Segunda Feira, 12 de Novembro de 2018
Em Temer há o que temer?


29/04/2016
Esta semana foi composta a Comissão Especial do Senado que conduzirá o processo de impeachment da Presidenta da República Dilma Rousseff. O Brasil vive um momento de grande instabilidade econômica com reflexos de ordem social. São mais de 10 milhões de desempregados. Empresas tradicionais, que outrora geravam centenas de vagas de trabalho, fechando as portas ou reduzindo os turnos e pessoal, antecipando férias e outros subterfúgios que visam evitar a demissão em massa. As pedaladas fiscais tiveram por um tempo o efeito de ludibriar os brasileiros, passando para o povo a ideia mentirosa de que tudo estava indo bem.
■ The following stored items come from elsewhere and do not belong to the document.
@@ -139,20 +161,19 @@
 
 int pn_classify_notify(pn_ctx* ctx, const void* frames, uint32_t slot_stride, uint32_t frame_off, uint32_t n,
                        void* results, void* stream, uint32_t* done_word, uint32_t token) {
-  KArgs a;
-  int rc = strided_args(ctx, "pn_classify_notify", frames, slot_stride, frame_off, n, results, a);
+  pn_internal::ClassifyJob j;
+  int rc = strided_args(ctx, "pn_classify_notify", frames, slot_stride, frame_off, n, results, j);
   if (rc) return rc;
   if (n == 0 || n > PN_NOTIFY_MAX_FRAMES || !done_word || ((uintptr_t)done_word & 3))
     return set_err(ctx, PN_EINVAL, "pn_classify_notify: n must be in [1, PN_NOTIFY_MAX_FRAMES], done_word 4-byte aligned");
   hipStream_t s = (hipStream_t)stream;
   hipError_t e = hipSetDevice(ctx->device);
   if (e != hipSuccess) return hip_err(ctx, e, "hipSetDevice");
-  rc = pn_internal::notify_counter(ctx, 0, s, &a.sig_count);
-  if (rc) return rc;
-  a.sig_flag = done_word;
-  a.sig_token = token;
-  launch_strided<true>(ctx, a, frame_off, s);
-  e = hipGetLastError();
+  rc = pn_internal::notify_counter(ctx, 0, s, &j.sig_count);
+  if (rc) return rc;
+  j.sig_flag = done_word;
+  j.sig_token = token;
+  e = pn_internal::launch_classify(j, s);
   if (e != hipSuccess) return hip_err(ctx, e, "rx_classify (notify) launch");
   pn_internal::note_stream(ctx, s);
   return PN_OK;
diff --git a/pollnet_amd/csrc/rx_service.hip b/pollnet_amd/csrc/rx_service.hip
--- a/pollnet_amd/csrc/rx_service.hip
+++ b/pollnet_amd/csrc/rx_service.hip
@@ -332,9 +332,11 @@
   hipStream_t stream = nullptr;
   hipStream_t helper_stream = nullptr;
   uint32_t stride = 0, frame_off = 0;
+  bool bulk = false;
   uint32_t helpers_max = 0;
-  uint32_t post_helpers[2] = {0, 0};
+  bool post_grid[2] = {false, false};
   hipEvent_t helper_ev[2] = {nullptr, nullptr};
+  hipError_t grid_err = hipSuccess;
   uint64_t idle_ticks = 0, net_ticks = 0;
   SvcPost* mail = nullptr;
   bool mail_dev = false;
@@ -395,17 +397,34 @@
   host_sfence();
 }
 
-int svc_launch_helpers(pn_service* v, uint32_t k, uint32_t helpers, const SvcPost& q) {
-  KArgsAux a;
-  strided_kargs(a, q.frames, q.out, q.tbl, q.mask, q.n_entries, q.max_conn, q.n & kPostN, v->stride, v->frame_off);
-  a.fpw = q.fpw & 0xffu;
-  const uint32_t verify = (q.n & kPostVerify) ? 1u : 0u, act = svc_active(a.n, a.fpw, kLatWaves + helpers);
+int svc_launch_grid(pn_service* v, uint32_t k, uint32_t helpers, const SvcPost& q, uint32_t n) {
+  const bool verify = (q.n & kPostVerify) != 0;
   hipStream_t s = v->helper_stream;
-  for_mis(v->frame_off, [&](auto mis) { launch_helpers<mis()>(v->coop, helpers, a, verify, act, s); });
-  hipError_t e = hipGetLastError();
+  hipError_t e;
+  if (helpers == 0) {
+    pn_internal::ClassifyJob j;
+    j.frames = q.frames + (size_t)kLatFrames * v->stride;
+    j.out = q.out + kLatFrames;
+    j.tbl = q.tbl;
+    j.mask = q.mask;
+    j.n_entries = q.n_entries;
+    j.max_conn = q.max_conn;
+    j.n = n - kLatFrames;
+    j.stride = v->stride;
+    j.frame_off = v->frame_off;
+    j.verify = verify;
+    e = pn_internal::launch_classify(j, s);
+  } else {
+    KArgsAux a;
+    strided_kargs(a, q.frames, q.out, q.tbl, q.mask, q.n_entries, q.max_conn, n, v->stride, v->frame_off);
+    a.fpw = q.fpw & 0xffu;
+    const uint32_t act = svc_active(a.n, a.fpw, kLatWaves + helpers);
+    for_mis(v->frame_off, [&](auto mis) { launch_helpers<mis()>(v->coop, helpers, a, verify ? 1u : 0u, act, s); });
+    e = hipGetLastError();
+  }
   if (e == hipSuccess && !v->helper_ev[k & 1]) e = hipEventCreateWithFlags(&v->helper_ev[k & 1], hipEventDisableTiming);
   if (e == hipSuccess) e = hipEventRecord(v->helper_ev[k & 1], s);
-  if (e != hipSuccess) return hip_err(v->ctx, e, "pn_service: helper launch");
+  if (e != hipSuccess) return hip_err(v->ctx, e, "pn_service: a large post's grid launch");
   return PN_OK;
 }
 
@@ -424,24 +443,34 @@
   return PN_OK;
 }
 
-bool svc_post_ran(const pn_service* v, uint32_t k) {
+bool svc_post_ran(pn_service* v, uint32_t k, bool with_grid = true) {
   const uint32_t words = v->post_words[k & 1];
   if (words == 0 && (int32_t)(__atomic_load_n(v->words + kCountWords + (k & 1), __ATOMIC_ACQUIRE) - k) < 0) return false;
   for (uint32_t w = 0; w < words; ++w)
     if ((int32_t)(__atomic_load_n(v->words + w, __ATOMIC_ACQUIRE) - k) < 0) return false;
-  if (v->post_helpers[k & 1] && hipEventQuery(v->helper_ev[k & 1]) != hipSuccess) return false;
+  if (with_grid && v->post_grid[k & 1]) {
+    const hipError_t e = hipEventQuery(v->helper_ev[k & 1]);
+    if (e != hipSuccess && e != hipErrorNotReady) v->grid_err = e;
+    if (e != hipSuccess) return false;
+  }
   return true;
 }
 
-bool svc_post_done(const pn_service* v, uint32_t k) {
+bool svc_post_done(pn_service* v, uint32_t k, bool with_grid = true) {
   if ((int32_t)(v->seq - k) >= 2) return true;
-  if (!svc_post_ran(v, k)) return false;
-  return k != v->seq || svc_post_ran(v, k - 1);
-}
-
-uint32_t svc_done(const pn_service* v) {
-  if (svc_post_done(v, v->seq)) return v->seq;
-  return svc_post_done(v, v->seq - 1) ? v->seq - 1 : v->seq - 2;
+  if (!svc_post_ran(v, k, with_grid)) return false;
+  return k != v->seq || svc_post_ran(v, k - 1, with_grid);
+}
+
+uint32_t svc_done(pn_service* v, bool with_grid = true) {
+  if (svc_post_done(v, v->seq, with_grid)) return v->seq;
+  return svc_post_done(v, v->seq - 1, with_grid) ? v->seq - 1 : v->seq - 2;
+}
+
+uint32_t svc_tier_done(pn_service* v) { return svc_done(v, false); }
+
+int svc_grid_failed(pn_service* v, const char* fn) {
+  return hip_err(v->ctx, v->grid_err, (std::string(fn) + ": a large post's grid failed").c_str());
 }
 
 bool svc_exited(const pn_service* v) { return __atomic_load_n(v->words + kExitWord, __ATOMIC_ACQUIRE) == v->epoch; }
@@ -496,17 +525,12 @@
   int khz = 0;
   e = hipDeviceGetAttribute(&khz, hipDeviceAttributeWallClockRate, ctx->device);
   if (e != hipSuccess || khz <= 0) return hip_err(ctx, e, "pn_service_open: wall clock rate");
-  int cus = 0;
-  e = hipDeviceGetAttribute(&cus, hipDeviceAttributeMultiprocessorCount, ctx->device);
-  if (e != hipSuccess || cus <= 0) return hip_err(ctx, e, "pn_service_open: CU count");
   pn_service* v = new pn_service();
   v->ctx = ctx;
   v->stride = slot_stride;
   v->frame_off = frame_off;
-  const uint32_t total = large_waves ? large_waves
-                                     : std::max<uint32_t>(kLatWaves, std::min<uint32_t>(PN_SERVICE_MAX_WAVES,
-                                                                                      (uint32_t)cus * PN_SERVICE_WAVES_PER_CU));
-  v->helpers_max = total - kLatWaves;
+  v->bulk = large_waves == 0;
+  v->helpers_max = large_waves ? large_waves - kLatWaves : 0u;
   v->idle_ticks = (uint64_t)khz * idle_ms;
   v->net_ticks = v->idle_ticks + (v->idle_ticks >> 1) + (uint64_t)khz * kNetLimitMs;
   v->coop = (slot_stride % 16) == 0 && ((frame_off + 14) & ~15u) >= 16;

O pensamento era segurar a “bomba” até passar as eleições presidenciais e garantir a reeleição da chefa do Executivo Nacional, dando sequencia ao Projeto de poder deste grupo que por enquanto comanda a nação.
À custa de que a esquerda que governa há mais de uma década, promove a distribuição de renda? Envolto em um lamaçal de corrupção, desordem e caos social, o Partido dito dos Trabalhadores volta a ser, como sugere sua sigla, uma estrela solitária com a debandada dos aliados para o bloco de oposição. Mesmo os partidos ditos de esquerda se alinharam com outros da chamada direita no intuito de derrubar a Presidenta e encerrar este ciclo. Com a iminente queda de Dilma, quem assume é seu vice Michel Temer, do antes aliado PMDB, partido que joga mais uma vez de acordo  com as conveniências do momento.  A Comissão Especial do Senado, composta majoritariamente por algozes de Dilma, ouviu ontem os advogados Janaína Paschoal e Miguel Reale Júnior, autores da denúncia que deu origem ao processo contra a presidenta Dilma Rousseff. Hoje será ouvido o advogado-geral da União, José Eduardo Cardozo, responsável pela defesa da presidenta. Além de Cardozo, mais dois ministros serão convidados: Nelson Barbosa (Fazenda) e Kátia Abreu (Agricultura), além de um representante do Banco do Brasil. O processo no Senado Federal segue seu ritmo natural.
O atraso no repasse de recursos para bancos públicos para o pagamento de benefícios sociais, as chamadas pedaladas fiscais arrasaram a economia do País. Esta situação está potencializando o anseio por mudanças. Mas em Michel Temer, há o que temer? O Brasil precisa experimentar um choque de gestão e esta política econômica ortodoxa adotada por Dilma não serve para promover mudanças radicais e benéficas à sociedade. Temer já articula alianças e possíveis nomes para um eventual governo com vistas a compor seu novo Ministério. Muito embora Michel Temer adote um tom moderado em suas entrevistas, ele demonstra com atitudes ter como certa a sua condução à presidência da República. Aliado de Cunha e de Renan Calheiros, uma possível governabilidade estaria garantida com o respaldo do Congresso Nacional, sem o qual nenhum governante consegue implantar mudanças nem adotar medidas necessárias à transformação do País.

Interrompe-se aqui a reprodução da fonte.